[AIM OF THE EXERCISE]:
Below this sentence is a listing; return exactly its lines from the one with "template <int C_, int" to the one with "static constexpr int MINW", both kept, and nothing more.

-- Opening Marker --

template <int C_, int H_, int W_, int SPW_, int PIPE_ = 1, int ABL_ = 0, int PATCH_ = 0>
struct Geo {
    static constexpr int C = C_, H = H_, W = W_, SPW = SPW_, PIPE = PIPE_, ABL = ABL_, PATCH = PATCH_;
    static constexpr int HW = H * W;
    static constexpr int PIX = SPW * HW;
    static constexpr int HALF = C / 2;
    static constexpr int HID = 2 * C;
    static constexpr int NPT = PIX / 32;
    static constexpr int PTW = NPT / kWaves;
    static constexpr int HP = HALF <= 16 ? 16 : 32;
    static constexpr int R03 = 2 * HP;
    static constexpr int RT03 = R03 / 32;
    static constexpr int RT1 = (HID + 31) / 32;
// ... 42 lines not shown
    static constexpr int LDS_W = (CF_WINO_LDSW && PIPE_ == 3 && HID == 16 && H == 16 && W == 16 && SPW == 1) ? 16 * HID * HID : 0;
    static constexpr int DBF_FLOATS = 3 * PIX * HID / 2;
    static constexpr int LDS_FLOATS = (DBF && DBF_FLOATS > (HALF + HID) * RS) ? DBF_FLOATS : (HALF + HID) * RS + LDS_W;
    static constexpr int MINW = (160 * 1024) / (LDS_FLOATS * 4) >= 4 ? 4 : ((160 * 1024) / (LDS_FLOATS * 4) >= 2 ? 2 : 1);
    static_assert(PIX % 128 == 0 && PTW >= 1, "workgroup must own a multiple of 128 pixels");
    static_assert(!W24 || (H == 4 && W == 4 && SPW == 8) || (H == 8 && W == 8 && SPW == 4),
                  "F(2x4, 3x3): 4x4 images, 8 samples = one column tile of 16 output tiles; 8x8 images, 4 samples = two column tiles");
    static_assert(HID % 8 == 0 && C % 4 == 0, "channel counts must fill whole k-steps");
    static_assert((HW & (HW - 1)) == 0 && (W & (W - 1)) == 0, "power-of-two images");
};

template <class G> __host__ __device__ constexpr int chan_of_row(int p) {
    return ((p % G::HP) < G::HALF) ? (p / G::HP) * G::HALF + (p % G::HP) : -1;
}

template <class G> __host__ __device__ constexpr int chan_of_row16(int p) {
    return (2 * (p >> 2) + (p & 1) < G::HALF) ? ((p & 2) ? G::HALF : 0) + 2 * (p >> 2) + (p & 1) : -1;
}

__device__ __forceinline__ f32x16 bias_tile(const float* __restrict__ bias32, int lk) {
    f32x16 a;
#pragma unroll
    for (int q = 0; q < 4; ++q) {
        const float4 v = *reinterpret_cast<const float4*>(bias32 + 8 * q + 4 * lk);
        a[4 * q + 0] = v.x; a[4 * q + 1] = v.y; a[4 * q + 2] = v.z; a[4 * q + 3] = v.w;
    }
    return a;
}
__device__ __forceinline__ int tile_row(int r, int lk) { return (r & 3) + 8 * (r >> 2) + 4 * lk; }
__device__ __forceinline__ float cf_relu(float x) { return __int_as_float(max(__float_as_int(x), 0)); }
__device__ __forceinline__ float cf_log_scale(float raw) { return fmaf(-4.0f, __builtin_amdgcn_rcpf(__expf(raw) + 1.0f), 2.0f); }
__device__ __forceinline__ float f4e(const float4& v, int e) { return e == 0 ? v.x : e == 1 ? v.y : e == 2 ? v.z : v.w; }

-- Closing Marker --
-- Opening Marker --

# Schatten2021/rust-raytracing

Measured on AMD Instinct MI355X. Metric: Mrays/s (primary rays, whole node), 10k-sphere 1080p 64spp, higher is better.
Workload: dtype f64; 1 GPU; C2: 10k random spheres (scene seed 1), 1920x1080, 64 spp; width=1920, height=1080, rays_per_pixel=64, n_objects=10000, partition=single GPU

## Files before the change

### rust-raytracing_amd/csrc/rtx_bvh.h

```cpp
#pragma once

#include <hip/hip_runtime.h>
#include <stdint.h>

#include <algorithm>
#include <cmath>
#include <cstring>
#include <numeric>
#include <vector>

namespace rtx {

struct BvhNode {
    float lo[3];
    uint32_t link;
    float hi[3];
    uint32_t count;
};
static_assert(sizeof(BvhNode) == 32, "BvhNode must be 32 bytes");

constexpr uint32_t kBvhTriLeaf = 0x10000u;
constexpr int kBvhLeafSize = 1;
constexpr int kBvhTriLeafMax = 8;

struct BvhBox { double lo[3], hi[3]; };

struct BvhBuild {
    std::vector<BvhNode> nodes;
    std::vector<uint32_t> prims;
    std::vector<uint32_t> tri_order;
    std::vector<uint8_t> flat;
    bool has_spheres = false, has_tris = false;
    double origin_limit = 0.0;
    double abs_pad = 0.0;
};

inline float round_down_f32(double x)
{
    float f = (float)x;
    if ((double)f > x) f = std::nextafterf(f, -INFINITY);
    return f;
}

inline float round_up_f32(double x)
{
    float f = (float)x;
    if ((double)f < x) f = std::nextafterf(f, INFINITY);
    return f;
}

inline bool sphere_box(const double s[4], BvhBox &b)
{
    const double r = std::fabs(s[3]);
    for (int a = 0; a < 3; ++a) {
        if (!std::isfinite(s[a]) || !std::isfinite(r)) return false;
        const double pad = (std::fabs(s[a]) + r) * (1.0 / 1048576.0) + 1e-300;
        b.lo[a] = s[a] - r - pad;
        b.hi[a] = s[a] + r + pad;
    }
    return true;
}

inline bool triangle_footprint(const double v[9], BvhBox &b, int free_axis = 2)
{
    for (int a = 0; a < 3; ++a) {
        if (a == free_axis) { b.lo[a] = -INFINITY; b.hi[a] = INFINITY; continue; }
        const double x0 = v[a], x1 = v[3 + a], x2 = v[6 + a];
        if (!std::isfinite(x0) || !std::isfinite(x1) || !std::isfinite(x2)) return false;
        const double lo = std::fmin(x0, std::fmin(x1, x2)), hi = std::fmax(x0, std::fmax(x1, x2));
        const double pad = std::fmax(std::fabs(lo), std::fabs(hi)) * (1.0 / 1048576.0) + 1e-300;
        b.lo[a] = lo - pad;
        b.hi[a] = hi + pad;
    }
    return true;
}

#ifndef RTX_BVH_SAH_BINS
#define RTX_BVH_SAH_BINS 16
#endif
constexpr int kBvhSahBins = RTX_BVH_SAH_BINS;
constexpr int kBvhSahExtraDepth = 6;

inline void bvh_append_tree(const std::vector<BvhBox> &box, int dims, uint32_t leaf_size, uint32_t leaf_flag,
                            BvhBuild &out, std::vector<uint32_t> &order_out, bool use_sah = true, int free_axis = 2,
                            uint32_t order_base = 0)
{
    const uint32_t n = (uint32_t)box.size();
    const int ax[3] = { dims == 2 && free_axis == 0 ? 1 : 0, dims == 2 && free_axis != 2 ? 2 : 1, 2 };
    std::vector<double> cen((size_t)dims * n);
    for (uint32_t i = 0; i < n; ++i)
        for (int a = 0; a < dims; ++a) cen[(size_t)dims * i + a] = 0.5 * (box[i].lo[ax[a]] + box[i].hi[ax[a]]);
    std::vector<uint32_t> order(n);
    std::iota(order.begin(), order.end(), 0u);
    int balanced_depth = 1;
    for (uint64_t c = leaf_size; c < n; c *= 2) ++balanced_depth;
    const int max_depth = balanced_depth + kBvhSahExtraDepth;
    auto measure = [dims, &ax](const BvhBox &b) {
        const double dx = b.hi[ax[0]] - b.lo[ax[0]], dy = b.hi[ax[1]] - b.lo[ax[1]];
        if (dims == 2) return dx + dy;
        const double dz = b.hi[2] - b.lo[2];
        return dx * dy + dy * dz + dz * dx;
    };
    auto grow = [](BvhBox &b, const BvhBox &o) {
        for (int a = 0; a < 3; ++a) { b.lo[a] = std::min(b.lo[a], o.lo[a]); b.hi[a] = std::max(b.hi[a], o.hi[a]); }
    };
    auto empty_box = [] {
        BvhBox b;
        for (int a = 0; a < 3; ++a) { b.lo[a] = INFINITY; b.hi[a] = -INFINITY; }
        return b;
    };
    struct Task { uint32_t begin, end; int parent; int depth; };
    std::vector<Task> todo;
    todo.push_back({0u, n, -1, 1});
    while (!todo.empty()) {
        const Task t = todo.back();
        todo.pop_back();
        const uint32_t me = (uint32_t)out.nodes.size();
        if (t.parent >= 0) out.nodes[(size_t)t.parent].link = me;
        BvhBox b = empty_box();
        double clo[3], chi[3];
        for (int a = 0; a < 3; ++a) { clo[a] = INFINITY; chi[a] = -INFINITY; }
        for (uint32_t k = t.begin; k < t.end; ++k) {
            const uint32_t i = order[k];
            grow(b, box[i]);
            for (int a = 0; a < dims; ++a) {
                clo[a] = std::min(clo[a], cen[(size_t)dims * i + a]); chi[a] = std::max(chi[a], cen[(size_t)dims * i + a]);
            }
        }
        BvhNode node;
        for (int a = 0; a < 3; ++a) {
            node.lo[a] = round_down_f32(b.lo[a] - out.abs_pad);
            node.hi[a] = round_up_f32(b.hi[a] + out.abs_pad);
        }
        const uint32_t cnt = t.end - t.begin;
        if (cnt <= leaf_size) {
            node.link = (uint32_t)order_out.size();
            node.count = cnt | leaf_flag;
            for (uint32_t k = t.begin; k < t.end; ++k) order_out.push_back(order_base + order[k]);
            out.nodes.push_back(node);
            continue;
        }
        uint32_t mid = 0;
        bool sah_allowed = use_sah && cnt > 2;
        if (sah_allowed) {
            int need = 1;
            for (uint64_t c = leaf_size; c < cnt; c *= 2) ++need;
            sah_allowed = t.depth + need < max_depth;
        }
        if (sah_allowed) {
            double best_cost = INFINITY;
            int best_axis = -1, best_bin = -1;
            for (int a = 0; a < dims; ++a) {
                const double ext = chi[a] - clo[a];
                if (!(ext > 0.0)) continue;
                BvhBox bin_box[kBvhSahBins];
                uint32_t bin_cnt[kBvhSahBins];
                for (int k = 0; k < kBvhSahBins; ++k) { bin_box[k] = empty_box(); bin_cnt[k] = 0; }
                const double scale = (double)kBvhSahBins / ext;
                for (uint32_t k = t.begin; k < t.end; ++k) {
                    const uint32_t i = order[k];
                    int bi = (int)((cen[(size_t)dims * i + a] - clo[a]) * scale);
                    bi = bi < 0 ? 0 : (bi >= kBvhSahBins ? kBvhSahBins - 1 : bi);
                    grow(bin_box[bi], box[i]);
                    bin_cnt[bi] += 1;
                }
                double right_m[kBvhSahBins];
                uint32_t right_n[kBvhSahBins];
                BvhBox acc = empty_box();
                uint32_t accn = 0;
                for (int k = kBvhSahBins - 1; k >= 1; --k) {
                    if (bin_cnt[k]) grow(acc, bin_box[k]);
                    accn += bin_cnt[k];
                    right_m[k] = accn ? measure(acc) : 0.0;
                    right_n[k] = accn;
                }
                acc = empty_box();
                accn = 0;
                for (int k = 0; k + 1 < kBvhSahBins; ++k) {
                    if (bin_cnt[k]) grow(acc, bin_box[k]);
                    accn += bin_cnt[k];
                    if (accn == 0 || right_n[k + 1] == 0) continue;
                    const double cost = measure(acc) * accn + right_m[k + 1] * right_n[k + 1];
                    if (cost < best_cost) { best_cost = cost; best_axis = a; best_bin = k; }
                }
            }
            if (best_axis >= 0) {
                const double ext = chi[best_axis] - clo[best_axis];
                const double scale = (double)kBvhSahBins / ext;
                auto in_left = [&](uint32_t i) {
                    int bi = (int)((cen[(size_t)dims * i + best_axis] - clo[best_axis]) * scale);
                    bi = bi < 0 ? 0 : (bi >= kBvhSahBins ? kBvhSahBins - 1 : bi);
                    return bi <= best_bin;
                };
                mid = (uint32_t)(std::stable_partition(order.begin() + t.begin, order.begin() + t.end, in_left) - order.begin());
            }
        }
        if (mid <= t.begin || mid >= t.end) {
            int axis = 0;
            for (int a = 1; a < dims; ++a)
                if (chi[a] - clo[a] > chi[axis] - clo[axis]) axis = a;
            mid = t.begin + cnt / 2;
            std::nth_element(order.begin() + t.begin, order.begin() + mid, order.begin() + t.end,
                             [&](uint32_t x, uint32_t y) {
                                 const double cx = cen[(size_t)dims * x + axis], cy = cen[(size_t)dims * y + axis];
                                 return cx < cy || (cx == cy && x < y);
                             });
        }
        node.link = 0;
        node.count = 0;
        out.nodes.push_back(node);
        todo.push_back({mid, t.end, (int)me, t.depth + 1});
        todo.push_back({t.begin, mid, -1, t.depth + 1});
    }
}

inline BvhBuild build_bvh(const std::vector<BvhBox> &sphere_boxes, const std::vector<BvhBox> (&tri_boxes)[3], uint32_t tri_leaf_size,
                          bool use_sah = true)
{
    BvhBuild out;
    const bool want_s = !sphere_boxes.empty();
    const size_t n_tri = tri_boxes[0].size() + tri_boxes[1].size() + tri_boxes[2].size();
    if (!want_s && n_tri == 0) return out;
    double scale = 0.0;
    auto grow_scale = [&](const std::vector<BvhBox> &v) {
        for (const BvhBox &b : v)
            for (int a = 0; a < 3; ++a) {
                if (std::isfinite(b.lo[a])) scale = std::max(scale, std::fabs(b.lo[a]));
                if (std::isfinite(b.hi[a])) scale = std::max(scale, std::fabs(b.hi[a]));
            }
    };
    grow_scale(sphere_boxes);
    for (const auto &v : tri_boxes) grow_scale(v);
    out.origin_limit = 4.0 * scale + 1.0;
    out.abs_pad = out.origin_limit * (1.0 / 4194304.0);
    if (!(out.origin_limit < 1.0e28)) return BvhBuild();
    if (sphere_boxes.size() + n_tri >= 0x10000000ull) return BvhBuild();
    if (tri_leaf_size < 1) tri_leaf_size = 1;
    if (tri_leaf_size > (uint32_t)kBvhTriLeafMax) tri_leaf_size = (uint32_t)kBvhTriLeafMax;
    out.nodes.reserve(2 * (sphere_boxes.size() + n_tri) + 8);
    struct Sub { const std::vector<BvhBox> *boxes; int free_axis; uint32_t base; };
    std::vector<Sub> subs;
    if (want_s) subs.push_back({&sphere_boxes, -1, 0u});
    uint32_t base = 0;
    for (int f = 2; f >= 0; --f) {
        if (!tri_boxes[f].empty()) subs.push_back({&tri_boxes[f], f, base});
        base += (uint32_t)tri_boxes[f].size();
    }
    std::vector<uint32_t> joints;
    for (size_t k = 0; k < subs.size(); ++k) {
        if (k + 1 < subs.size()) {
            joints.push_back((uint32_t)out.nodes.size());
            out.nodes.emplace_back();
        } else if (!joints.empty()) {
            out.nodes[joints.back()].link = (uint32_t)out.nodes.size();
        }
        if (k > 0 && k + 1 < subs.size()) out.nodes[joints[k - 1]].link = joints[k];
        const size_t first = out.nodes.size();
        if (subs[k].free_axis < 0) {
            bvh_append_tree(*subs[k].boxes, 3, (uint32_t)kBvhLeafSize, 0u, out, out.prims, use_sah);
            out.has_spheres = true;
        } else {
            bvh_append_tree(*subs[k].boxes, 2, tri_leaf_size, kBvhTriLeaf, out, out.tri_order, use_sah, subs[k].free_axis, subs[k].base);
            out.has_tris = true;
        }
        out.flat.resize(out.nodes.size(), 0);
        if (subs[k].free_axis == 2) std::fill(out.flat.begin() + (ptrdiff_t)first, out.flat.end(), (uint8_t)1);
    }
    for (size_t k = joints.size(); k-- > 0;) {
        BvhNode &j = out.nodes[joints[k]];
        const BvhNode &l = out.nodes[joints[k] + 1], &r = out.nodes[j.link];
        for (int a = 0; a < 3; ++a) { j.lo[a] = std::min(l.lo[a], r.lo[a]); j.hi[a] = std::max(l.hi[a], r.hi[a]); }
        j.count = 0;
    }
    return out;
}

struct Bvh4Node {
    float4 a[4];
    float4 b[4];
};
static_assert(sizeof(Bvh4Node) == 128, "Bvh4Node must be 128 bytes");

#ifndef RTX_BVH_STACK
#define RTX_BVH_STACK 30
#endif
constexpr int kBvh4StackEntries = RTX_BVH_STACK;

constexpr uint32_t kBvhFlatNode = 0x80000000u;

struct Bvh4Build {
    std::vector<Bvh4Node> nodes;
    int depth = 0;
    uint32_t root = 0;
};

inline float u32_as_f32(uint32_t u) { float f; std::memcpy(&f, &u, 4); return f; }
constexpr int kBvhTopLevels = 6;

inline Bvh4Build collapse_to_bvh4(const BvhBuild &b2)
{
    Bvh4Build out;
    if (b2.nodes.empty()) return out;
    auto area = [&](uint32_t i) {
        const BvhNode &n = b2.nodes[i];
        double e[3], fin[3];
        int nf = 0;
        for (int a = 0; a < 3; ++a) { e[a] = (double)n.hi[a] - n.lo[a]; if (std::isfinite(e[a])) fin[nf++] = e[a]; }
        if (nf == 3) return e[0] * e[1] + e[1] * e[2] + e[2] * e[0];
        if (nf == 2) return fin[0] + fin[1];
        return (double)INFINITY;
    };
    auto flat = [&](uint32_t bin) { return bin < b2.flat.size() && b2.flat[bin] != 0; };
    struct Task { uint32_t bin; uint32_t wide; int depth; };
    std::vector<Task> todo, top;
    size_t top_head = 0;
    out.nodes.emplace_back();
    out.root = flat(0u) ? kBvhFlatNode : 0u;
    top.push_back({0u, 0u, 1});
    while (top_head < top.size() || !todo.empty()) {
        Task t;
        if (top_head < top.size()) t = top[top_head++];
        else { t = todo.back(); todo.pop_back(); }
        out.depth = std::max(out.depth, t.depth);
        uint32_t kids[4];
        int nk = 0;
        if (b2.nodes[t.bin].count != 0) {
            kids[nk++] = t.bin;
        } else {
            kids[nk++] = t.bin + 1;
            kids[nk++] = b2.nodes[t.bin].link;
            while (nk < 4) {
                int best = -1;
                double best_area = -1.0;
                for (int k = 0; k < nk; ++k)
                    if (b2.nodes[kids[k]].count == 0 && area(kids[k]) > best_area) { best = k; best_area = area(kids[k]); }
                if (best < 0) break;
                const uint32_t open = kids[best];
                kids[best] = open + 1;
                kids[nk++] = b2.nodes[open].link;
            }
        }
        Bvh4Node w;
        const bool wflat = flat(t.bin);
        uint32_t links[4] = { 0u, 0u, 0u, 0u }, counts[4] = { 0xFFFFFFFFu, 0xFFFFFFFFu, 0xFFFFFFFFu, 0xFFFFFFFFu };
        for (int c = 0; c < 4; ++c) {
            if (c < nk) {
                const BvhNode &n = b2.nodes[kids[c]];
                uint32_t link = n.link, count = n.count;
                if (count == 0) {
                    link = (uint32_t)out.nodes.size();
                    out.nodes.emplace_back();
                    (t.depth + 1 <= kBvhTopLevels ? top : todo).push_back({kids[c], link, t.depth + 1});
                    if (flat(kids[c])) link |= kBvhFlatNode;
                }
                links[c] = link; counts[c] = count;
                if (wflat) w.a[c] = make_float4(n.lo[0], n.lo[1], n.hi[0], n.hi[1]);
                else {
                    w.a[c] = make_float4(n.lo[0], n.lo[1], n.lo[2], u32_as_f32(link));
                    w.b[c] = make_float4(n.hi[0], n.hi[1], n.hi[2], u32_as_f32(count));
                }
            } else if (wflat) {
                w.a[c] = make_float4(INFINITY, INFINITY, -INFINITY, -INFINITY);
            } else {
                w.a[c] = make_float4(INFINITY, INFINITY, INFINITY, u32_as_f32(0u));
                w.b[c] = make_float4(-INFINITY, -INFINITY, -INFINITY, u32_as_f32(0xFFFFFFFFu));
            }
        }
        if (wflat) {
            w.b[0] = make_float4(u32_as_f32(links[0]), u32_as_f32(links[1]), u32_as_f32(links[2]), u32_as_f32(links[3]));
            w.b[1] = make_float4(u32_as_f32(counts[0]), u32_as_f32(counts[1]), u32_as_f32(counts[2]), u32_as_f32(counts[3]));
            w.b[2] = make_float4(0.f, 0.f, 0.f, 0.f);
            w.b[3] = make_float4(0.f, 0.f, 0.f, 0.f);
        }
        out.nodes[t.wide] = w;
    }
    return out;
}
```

-- Closing Marker --

[EXPECTED ANSWER]:
template <int C_, int H_, int W_, int SPW_, int PIPE_ = 1, int ABL_ = 0, int PATCH_ = 0>
struct Geo {
    static constexpr int C = C_, H = H_, W = W_, SPW = SPW_, PIPE = PIPE_, ABL = ABL_, PATCH = PATCH_;
    static constexpr int HW = H * W;
    static constexpr int PIX = SPW * HW;
    static constexpr int HALF = C / 2;
    static constexpr int HID = 2 * C;
    static constexpr int NPT = PIX / 32;
    static constexpr int PTW = NPT / kWaves;
    static constexpr int HP = HALF <= 16 ? 16 : 32;
    static constexpr int R03 = 2 * HP;
    static constexpr int RT03 = R03 / 32;
    static constexpr int RT1 = (HID + 31) / 32;
// ... 42 lines not shown
    static constexpr int LDS_W = (CF_WINO_LDSW && PIPE_ == 3 && HID == 16 && H == 16 && W == 16 && SPW == 1) ? 16 * HID * HID : 0;
    static constexpr int DBF_FLOATS = 3 * PIX * HID / 2;
    static constexpr int LDS_FLOATS = (DBF && DBF_FLOATS > (HALF + HID) * RS) ? DBF_FLOATS : (HALF + HID) * RS + LDS_W;
    static constexpr int MINW = (160 * 1024) / (LDS_FLOATS * 4) >= 4 ? 4 : ((160 * 1024) / (LDS_FLOATS * 4) >= 2 ? 2 : 1);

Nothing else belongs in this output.